[Stored records]
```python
_SIGNATURES = {
    "vj_strerror": (C.c_char_p, [C.c_int]),
    "vj_last_error": (C.c_char_p, []),
    "vj_cascade_load_xml": (C.c_int, [C.c_char_p, C.POINTER(C.c_void_p)]),
    "vj_cascade_load": (C.c_int, [C.c_char_p, C.POINTER(C.c_void_p)]),
    "vj_cascade_save": (C.c_int, [C.c_void_p, C.c_char_p]),
    "vj_cascade_from_arrays": (C.c_int, [C.c_int, C.c_int, C.c_void_p, C.c_int, C.c_void_p, C.c_int, C.c_void_p, C.c_int,
                                         C.c_void_p, C.c_int, C.POINTER(C.c_void_p)]),
    "vj_cascade_free": (None, [C.c_void_p]),
    "vj_cascade_get_info": (C.c_int, [C.c_void_p, C.POINTER(CascadeInfo)]),
    "vj_cascade_stages": (C.c_void_p, [C.c_void_p]),
    "vj_cascade_trees": (C.c_void_p, [C.c_void_p]),
    "vj_cascade_nodes": (C.c_void_p, [C.c_void_p]),
    "vj_cascade_alpha": (C.c_void_p, [C.c_void_p]),
    "vj_cascade_notice": (C.c_char_p, [C.c_void_p]),
    "vj_params_default": (None, [C.POINTER(Params)]),
    "vj_plan_scales": (C.c_int, [C.c_void_p, C.c_int, C.c_int, C.POINTER(Params), C.POINTER(ScaleInfo), C.c_int,
                                 C.POINTER(C.c_int)]),
    "vj_plan_feature_table": (C.c_int, [C.c_void_p, C.c_int, C.POINTER(ScaleInfo), C.c_void_p, C.c_void_p]),
    "vj_env_create": (C.c_int, [C.c_int, C.POINTER(C.c_void_p)]),
    "vj_env_destroy": (None, [C.c_void_p]),
    "vj_env_reserve": (C.c_int, [C.c_void_p, C.c_int, C.c_int, C.c_int]),
    "vj_env_device_name": (C.c_int, [C.c_void_p, C.c_char_p, C.c_size_t]),
    "vj_env_configure": (C.c_int, [C.c_void_p, C.c_char_p, C.c_char_p]),
    "vj_env_query": (C.c_int, [C.c_void_p, C.c_char_p, C.c_char_p, C.c_size_t]),
    "vj_integral": (C.c_int, [C.c_void_p, C.c_void_p, C.c_int, C.c_int, C.c_int, C.c_void_p, C.c_void_p]),
    "vj_integral_image": (C.c_int, [C.c_void_p, C.c_void_p, C.c_void_p, C.c_void_p]),
    "vj_integral_tilted": (C.c_int, [C.c_void_p, C.c_void_p, C.c_void_p]),
    "vj_grayscale": (C.c_int, [C.c_void_p, C.c_void_p, C.c_void_p, C.c_int]),
    "vj_canny": (C.c_int, [C.c_void_p, C.c_void_p, C.c_void_p, C.c_int]),
    "vj_resize_linear": (C.c_int, [C.c_void_p, C.c_void_p, C.c_int, C.c_int, C.c_void_p, C.c_int]),
    "vj_host_alloc": (C.c_int, [C.c_void_p, C.c_size_t, C.POINTER(C.c_void_p)]),
    "vj_host_free": (None, [C.c_void_p, C.c_void_p]),
    "vj_detect_chain": (C.c_int, [C.c_void_p, C.c_void_p, C.c_void_p, C.POINTER(_Image), C.c_int, C.POINTER(Params),
                                  C.POINTER(Params), C.POINTER(_Result), C.POINTER(_Result)]),
    "vj_stream_create": (C.c_int, [C.c_void_p, C.c_void_p, C.c_int, C.c_int, C.c_int, C.c_int, C.POINTER(Params),
                                   C.POINTER(C.c_void_p)]),
    "vj_stream_submit": (C.c_int, [C.c_void_p, C.POINTER(_Image), C.c_int]),
    "vj_stream_collect": (C.c_int, [C.c_void_p, C.POINTER(_Result)]),
    "vj_stream_destroy": (None, [C.c_void_p]),
    "vj_detect_rois": (C.c_int, [C.c_void_p, C.c_void_p, C.POINTER(_Image), C.c_int, C.c_void_p, C.c_int, C.POINTER(Params),
                                 C.POINTER(_Result)]),
    "vj_detect_opencv": (C.c_int, [C.c_void_p, C.c_void_p, C.POINTER(_Image), C.c_int, C.POINTER(CvParams),
                                   C.POINTER(_Result)]),
    "vj_detect_opencv_rois": (C.c_int, [C.c_void_p, C.c_void_p, C.POINTER(_Image), C.c_int, C.c_void_p, C.c_int, C.POINTER(CvParams),
                                        C.POINTER(_Result)]),
    "vj_detect_opencv_chain": (C.c_int, [C.c_void_p, C.c_void_p, C.c_void_p, C.POINTER(_Image), C.c_int, C.POINTER(CvParams),
                                         C.POINTER(CvParams), C.POINTER(_Result), C.POINTER(_Result)]),
    "vj_cv_params_default": (None, [C.POINTER(CvParams)]),
    "vj_cv_roc_params_default": (None, [C.POINTER(CvRocParams)]),
    "vj_detect_opencv_roc": (C.c_int, [C.c_void_p, C.c_void_p, C.POINTER(_Image), C.c_int, C.POINTER(CvRocParams),
                                       C.POINTER(_RocResult)]),
    "vj_roc_result_free": (None, [C.POINTER(_RocResult)]),
    "vj_cv_plan_info_get": (C.c_int, [C.c_void_p, C.c_void_p, C.c_int, C.c_int, C.c_int, C.POINTER(CvParams), C.POINTER(CvPlanInfo)]),
    "vj_detect": (C.c_int, [C.c_void_p, C.c_void_p, C.POINTER(_Image), C.c_int, C.POINTER(Params),
                            C.POINTER(_Result)]),
    "vj_result_free": (None, [C.POINTER(_Result)]),
    "vj_group_rectangles": (C.c_int, [C.c_void_p, C.POINTER(C.c_uint32), C.c_int, C.c_double]),
    "vj_group_rectangles_levels": (C.c_int, [C.c_void_p, C.c_void_p, C.c_void_p, C.c_int, C.c_int, C.c_double]),
    "vj_count_windows": (C.c_int, [C.c_void_p, C.c_int, C.c_int, C.POINTER(Params), C.POINTER(C.c_uint64)]),
    "vj_shard_frames": (C.c_int, [C.c_int, C.c_int, C.c_int, C.POINTER(C.c_int), C.POINTER(C.c_int)]),
    "vj_shard_scales": (C.c_int, [C.c_void_p, C.c_int, C.c_int, C.POINTER(Params), C.c_int, C.c_int, C.POINTER(C.c_uint64)]),
}

_lib = None


def load_library(build: bool = True) -> C.CDLL:
    global _lib
    if _lib is not None:
        return _lib
    path = build_lib() if build else LIB_PATH
# ... 55 lines not shown
            return cls.load_xml(path)
        h = C.c_void_p()
        _check(load_library().vj_cascade_load(os.fsencode(path), C.byref(h)), f"vj_cascade_load({path})")
        return cls(h.value)

    @classmethod
    def from_arrays(cls, win_w: int, win_h: int, stages: np.ndarray, trees: np.ndarray, nodes: np.ndarray,
                    alpha: np.ndarray) -> "Cascade":
        st = np.ascontiguousarray(stages, STAGE_DTYPE)
        tr = np.ascontiguousarray(trees, TREE_DTYPE)
        nd = np.ascontiguousarray(nodes, NODE_DTYPE)
        al = np.ascontiguousarray(alpha, np.float32)
        h = C.c_void_p()
        _check(load_library().vj_cascade_from_arrays(int(win_w), int(win_h), st.ctypes.data, len(st), tr.ctypes.data, len(tr),
                                                     nd.ctypes.data, len(nd), al.ctypes.data, len(al), C.byref(h)),
               "vj_cascade_from_arrays")
        return cls(h.value)

    def save(self, path: str):
        _check(load_library().vj_cascade_save(self._h, os.fsencode(path)), f"vj_cascade_save({path})")

    def _view(self, fn, dtype, n):
        ptr = fn(self._h)
        buf = (C.c_char * (dtype.itemsize * n)).from_address(ptr)
        return np.frombuffer(buf, dtype, n).copy()

    @property
    def stages(self): return self._view(load_library().vj_cascade_stages, STAGE_DTYPE, self.info.n_stages)
    @property
    def trees(self): return self._view(load_library().vj_cascade_trees, TREE_DTYPE, self.info.n_trees)
    @property
    def nodes(self): return self._view(load_library().vj_cascade_nodes, NODE_DTYPE, self.info.n_nodes)
    @property
    def alpha(self): return self._view(load_library().vj_cascade_alpha, np.dtype("<f4"), self.info.n_alpha)
    @property
    def notice(self) -> str: return load_library().vj_cascade_notice(self._h).decode("latin-1")

    def plan_scales(self, width: int, height: int, params: Params | None = None) -> list[ScaleInfo]:
        p = params or default_params()
        n = C.c_int(0)
        lib = load_library()
        _check(lib.vj_plan_scales(self._h, width, height, C.byref(p), None, 0, C.byref(n)), "vj_plan_scales")
        arr = (ScaleInfo * max(n.value, 1))()
        _check(lib.vj_plan_scales(self._h, width, height, C.byref(p), arr, n.value, C.byref(n)), "vj_plan_scales")
        return list(arr)[:n.value]

    def feature_table(self, width: int, scale: ScaleInfo) -> tuple[np.ndarray, np.ndarray]:
        off = np.zeros((self.info.n_nodes, 3, 4), np.uint32)
        wts = np.zeros((self.info.n_nodes, 3), np.float32)
        _check(load_library().vj_plan_feature_table(self._h, width, C.byref(scale), off.ctypes.data,
                                                    wts.ctypes.data), "vj_plan_feature_table")
        return off, wts

    def shard_scales(self, width: int, height: int, rank: int, world: int, params: Params | None = None) -> list[int]:
        p = params or default_params()
        m = (C.c_uint64 * 2)()
        _check(load_library().vj_shard_scales(self._h, width, height, C.byref(p), world, rank, m), "vj_shard_scales")
        return [k for k in range(127) if (m[k >> 6] >> (k & 63)) & 1]

    def count_windows(self, width: int, height: int, params: Params | None = None) -> int:
        p = params or default_params()
        out = C.c_uint64(0)
        _check(load_library().vj_count_windows(self._h, width, height, C.byref(p), C.byref(out)), "vj_count_windows")
        return out.value

    def close(self):
        if self._h:
            load_library().vj_cascade_free(self._h)
            self._h = C.c_void_p()

    def __del__(self):
        try:
            self.close()
        except Exception:
            pass


@dataclass
class DetectResult:
    rects: np.ndarray
    windows: int
    stump_evals: int
    gather_bytes: int
    stage_entered: list
    integral_ms: float
    cascade_ms: float
    total_ms: float
    n_cascade_launches: int
    passes: list = None
    launches: list = None
    tile_split: float = 0.0
    balance_state: int = 0
    balance_calls: int = 0
    reject_levels: np.ndarray = None
    level_weights: np.ndarray = None

    @property
    def match_count(self) -> int:
        return len(self.rects)


class Environment:

    def __init__(self, device_index: int = 0):
        h = C.c_void_p()
        _check(load_library().vj_env_create(device_index, C.byref(h)), "vj_env_create")
# ... 379 lines not shown
```

### clfacedetection_amd/csrc/vj_env.cpp

```cpp
#include "vj_internal.hpp"
#include "vj_device.hpp"

#include <hip/hip_runtime_api.h>

#include <algorithm>
#include <climits>
#include <cmath>
#include <cstdint>
#include <cstdio>
#include <cstdlib>
#include <cstring>
#include <map>
#include <memory>
#include <string>
#include <tuple>

#include "vj_env_internal.hpp"

using namespace vj;

namespace vj {

static uint32_t f2u(float f) {
    uint32_t u;
    memcpy(&u, &f, 4);
    return u;
}

static constexpr uint32_t kSlackRows = 2;

uint32_t frame_elems_for(int W, int H) {
    uint64_t e = (uint64_t)(W + 1) * (uint64_t)(H + 1 + kSlackRows);
    e = (e + 63u) & ~(uint64_t)63u;
    return (uint32_t)e;
}

static std::vector<uint32_t> default_pass_bounds(const vj_cascade& c, const StageProgram& prog,
                                                 const std::vector<int>& override_, const std::vector<int>& cut_nodes) {
    const uint32_t n = (uint32_t)c.stages.size();
    std::vector<uint32_t> b{0};
    if (!override_.empty()) {
        for (int v : override_)
            if (v > (int)b.back() && v < (int)n) b.push_back((uint32_t)v);
    } else {
        uint32_t acc = 0;
        size_t ci = 0;
        for (uint32_t s = 0; s < n && ci < cut_nodes.size(); ++s) {
            acc += prog.n_nodes[s];
            if (acc >= (uint32_t)cut_nodes[ci] && s + 1 < n) {
                b.push_back(s + 1);
                while (ci < cut_nodes.size() && acc >= (uint32_t)cut_nodes[ci]) ++ci;
            }
        }
    }
    b.push_back(n);
    while (b.size() > (size_t)VJ_MAX_PASSES + 1) b.erase(b.end() - 2);
    return b;
}

struct TileThresholds {
    int min_windows, accept_windows, max_dwords_per_window;
};
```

§ **Problem**:
Going line by line through the data, tally each one that includes the string "list", and answer with the tally only.

§ **Solution**:
6